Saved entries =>
⁂
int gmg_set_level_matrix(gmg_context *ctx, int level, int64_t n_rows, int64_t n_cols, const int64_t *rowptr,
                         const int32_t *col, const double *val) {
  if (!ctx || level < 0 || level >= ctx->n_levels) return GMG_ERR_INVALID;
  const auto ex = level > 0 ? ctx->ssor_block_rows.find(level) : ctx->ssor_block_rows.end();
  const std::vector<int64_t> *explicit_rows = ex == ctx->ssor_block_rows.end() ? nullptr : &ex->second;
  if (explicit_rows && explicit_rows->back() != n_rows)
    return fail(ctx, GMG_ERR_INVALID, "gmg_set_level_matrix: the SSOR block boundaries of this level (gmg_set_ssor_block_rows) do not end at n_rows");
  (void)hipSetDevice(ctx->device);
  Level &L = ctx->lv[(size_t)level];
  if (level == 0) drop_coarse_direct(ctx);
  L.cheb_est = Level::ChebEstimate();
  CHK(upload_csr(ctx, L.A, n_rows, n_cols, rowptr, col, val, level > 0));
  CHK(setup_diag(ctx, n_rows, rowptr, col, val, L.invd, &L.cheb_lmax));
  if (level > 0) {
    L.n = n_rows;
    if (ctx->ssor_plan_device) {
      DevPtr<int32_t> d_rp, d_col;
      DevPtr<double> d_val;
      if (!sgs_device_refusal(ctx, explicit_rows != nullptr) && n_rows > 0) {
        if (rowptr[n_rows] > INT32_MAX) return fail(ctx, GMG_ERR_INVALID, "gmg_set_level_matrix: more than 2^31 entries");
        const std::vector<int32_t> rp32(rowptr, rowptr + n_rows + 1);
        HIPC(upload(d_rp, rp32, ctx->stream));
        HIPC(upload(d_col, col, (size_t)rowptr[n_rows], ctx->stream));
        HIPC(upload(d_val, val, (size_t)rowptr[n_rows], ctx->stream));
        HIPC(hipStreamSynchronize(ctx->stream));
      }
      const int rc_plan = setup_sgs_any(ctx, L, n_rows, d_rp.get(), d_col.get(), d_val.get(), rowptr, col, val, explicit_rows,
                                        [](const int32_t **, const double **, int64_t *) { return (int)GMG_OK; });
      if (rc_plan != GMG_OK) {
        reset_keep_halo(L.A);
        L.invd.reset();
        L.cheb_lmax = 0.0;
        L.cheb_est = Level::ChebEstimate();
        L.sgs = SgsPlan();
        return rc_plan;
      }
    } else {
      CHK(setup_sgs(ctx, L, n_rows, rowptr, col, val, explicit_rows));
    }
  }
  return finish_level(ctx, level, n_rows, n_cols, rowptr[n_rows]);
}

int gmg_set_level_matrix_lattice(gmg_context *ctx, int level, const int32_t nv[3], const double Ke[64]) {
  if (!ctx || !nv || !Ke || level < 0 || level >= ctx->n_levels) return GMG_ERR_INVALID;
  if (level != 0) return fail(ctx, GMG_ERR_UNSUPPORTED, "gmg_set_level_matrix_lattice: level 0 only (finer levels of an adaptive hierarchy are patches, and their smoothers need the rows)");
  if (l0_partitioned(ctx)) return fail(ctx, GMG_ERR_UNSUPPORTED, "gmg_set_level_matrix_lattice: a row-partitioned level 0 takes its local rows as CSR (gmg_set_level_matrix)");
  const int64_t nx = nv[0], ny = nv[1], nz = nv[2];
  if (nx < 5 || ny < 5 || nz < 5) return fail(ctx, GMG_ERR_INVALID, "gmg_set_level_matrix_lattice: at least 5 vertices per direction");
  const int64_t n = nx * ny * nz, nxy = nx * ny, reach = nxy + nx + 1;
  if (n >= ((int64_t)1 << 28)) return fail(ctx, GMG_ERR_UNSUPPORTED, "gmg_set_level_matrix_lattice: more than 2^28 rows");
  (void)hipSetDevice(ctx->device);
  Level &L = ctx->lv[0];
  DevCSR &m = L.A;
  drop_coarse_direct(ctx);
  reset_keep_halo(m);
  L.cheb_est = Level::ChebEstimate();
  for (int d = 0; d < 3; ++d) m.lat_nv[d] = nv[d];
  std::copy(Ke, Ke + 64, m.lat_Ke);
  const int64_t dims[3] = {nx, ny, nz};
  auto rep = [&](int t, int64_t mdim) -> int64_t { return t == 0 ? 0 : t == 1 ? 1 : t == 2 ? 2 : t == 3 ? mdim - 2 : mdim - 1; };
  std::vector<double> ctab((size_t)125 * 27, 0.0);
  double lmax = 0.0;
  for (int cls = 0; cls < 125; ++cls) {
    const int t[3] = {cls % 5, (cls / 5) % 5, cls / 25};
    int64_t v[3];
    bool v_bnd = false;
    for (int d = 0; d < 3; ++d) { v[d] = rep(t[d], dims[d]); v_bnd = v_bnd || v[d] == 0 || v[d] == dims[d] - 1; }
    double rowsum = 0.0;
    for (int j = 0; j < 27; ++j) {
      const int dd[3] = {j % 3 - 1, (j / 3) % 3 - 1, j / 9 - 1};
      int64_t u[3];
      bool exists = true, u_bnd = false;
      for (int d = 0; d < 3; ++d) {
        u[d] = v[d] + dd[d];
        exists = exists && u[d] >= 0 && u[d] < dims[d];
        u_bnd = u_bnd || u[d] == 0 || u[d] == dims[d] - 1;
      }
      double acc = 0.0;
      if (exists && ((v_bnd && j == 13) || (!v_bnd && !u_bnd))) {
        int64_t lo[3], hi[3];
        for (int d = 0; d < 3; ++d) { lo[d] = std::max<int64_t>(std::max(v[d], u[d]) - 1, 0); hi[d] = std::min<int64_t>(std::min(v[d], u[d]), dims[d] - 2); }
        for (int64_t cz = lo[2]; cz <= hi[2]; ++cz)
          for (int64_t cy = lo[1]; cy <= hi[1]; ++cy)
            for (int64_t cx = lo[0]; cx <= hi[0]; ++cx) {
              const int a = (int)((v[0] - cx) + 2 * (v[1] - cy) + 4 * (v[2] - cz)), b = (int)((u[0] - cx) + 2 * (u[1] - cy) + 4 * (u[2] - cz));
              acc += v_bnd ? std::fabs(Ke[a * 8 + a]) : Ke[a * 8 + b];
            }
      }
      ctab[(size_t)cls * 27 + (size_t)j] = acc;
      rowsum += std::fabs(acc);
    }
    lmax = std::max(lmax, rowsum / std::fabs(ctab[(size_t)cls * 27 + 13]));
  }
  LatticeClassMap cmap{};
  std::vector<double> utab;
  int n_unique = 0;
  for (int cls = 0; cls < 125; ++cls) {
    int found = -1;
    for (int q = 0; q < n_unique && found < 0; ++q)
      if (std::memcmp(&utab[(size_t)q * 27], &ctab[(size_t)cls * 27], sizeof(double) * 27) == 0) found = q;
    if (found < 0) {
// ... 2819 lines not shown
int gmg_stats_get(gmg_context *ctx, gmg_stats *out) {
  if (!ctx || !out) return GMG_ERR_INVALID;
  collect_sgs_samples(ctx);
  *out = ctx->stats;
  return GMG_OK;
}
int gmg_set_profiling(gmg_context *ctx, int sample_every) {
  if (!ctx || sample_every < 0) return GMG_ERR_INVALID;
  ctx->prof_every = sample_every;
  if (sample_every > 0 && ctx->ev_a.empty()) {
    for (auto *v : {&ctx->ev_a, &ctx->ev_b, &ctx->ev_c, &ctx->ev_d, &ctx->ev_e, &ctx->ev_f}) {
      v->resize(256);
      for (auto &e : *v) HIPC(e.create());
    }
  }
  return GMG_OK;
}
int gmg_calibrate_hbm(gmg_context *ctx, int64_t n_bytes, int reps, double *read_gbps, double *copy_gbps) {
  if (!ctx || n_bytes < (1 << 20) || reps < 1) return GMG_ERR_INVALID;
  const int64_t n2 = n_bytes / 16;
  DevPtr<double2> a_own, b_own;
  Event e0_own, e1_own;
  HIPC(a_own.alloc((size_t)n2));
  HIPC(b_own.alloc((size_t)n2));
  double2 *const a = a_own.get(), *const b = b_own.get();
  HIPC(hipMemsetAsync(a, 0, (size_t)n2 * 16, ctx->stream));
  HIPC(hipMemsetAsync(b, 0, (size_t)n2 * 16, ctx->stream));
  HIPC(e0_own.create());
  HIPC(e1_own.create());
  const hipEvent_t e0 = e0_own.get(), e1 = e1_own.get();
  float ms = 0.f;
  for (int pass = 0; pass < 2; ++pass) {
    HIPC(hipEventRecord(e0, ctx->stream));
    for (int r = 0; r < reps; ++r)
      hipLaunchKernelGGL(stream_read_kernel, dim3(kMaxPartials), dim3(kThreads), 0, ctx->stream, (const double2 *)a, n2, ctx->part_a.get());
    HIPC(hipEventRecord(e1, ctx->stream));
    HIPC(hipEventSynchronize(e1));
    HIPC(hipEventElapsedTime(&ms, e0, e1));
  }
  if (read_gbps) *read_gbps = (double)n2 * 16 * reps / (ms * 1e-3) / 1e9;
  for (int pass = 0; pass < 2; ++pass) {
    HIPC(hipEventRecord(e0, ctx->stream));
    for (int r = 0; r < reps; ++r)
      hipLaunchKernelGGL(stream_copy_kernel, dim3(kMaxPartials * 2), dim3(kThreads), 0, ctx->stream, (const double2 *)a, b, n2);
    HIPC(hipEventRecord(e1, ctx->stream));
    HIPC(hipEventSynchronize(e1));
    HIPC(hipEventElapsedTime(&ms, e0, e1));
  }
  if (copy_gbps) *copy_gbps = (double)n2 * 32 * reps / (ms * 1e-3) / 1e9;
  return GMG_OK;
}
⁂
Task directions =>
Taking the entries above, write out exactly the lines starting with the line containing "if (!ctx || level" and going on through the line containing "const int rc_plan", both included, and nothing else.

Reply =>
  if (!ctx || level < 0 || level >= ctx->n_levels) return GMG_ERR_INVALID;
  const auto ex = level > 0 ? ctx->ssor_block_rows.find(level) : ctx->ssor_block_rows.end();
  const std::vector<int64_t> *explicit_rows = ex == ctx->ssor_block_rows.end() ? nullptr : &ex->second;
  if (explicit_rows && explicit_rows->back() != n_rows)
    return fail(ctx, GMG_ERR_INVALID, "gmg_set_level_matrix: the SSOR block boundaries of this level (gmg_set_ssor_block_rows) do not end at n_rows");
  (void)hipSetDevice(ctx->device);
  Level &L = ctx->lv[(size_t)level];
  if (level == 0) drop_coarse_direct(ctx);
  L.cheb_est = Level::ChebEstimate();
  CHK(upload_csr(ctx, L.A, n_rows, n_cols, rowptr, col, val, level > 0));
  CHK(setup_diag(ctx, n_rows, rowptr, col, val, L.invd, &L.cheb_lmax));
  if (level > 0) {
    L.n = n_rows;
    if (ctx->ssor_plan_device) {
      DevPtr<int32_t> d_rp, d_col;
      DevPtr<double> d_val;
      if (!sgs_device_refusal(ctx, explicit_rows != nullptr) && n_rows > 0) {
        if (rowptr[n_rows] > INT32_MAX) return fail(ctx, GMG_ERR_INVALID, "gmg_set_level_matrix: more than 2^31 entries");
        const std::vector<int32_t> rp32(rowptr, rowptr + n_rows + 1);
        HIPC(upload(d_rp, rp32, ctx->stream));
        HIPC(upload(d_col, col, (size_t)rowptr[n_rows], ctx->stream));
        HIPC(upload(d_val, val, (size_t)rowptr[n_rows], ctx->stream));
        HIPC(hipStreamSynchronize(ctx->stream));
      }
      const int rc_plan = setup_sgs_any(ctx, L, n_rows, d_rp.get(), d_col.get(), d_val.get(), rowptr, col, val, explicit_rows,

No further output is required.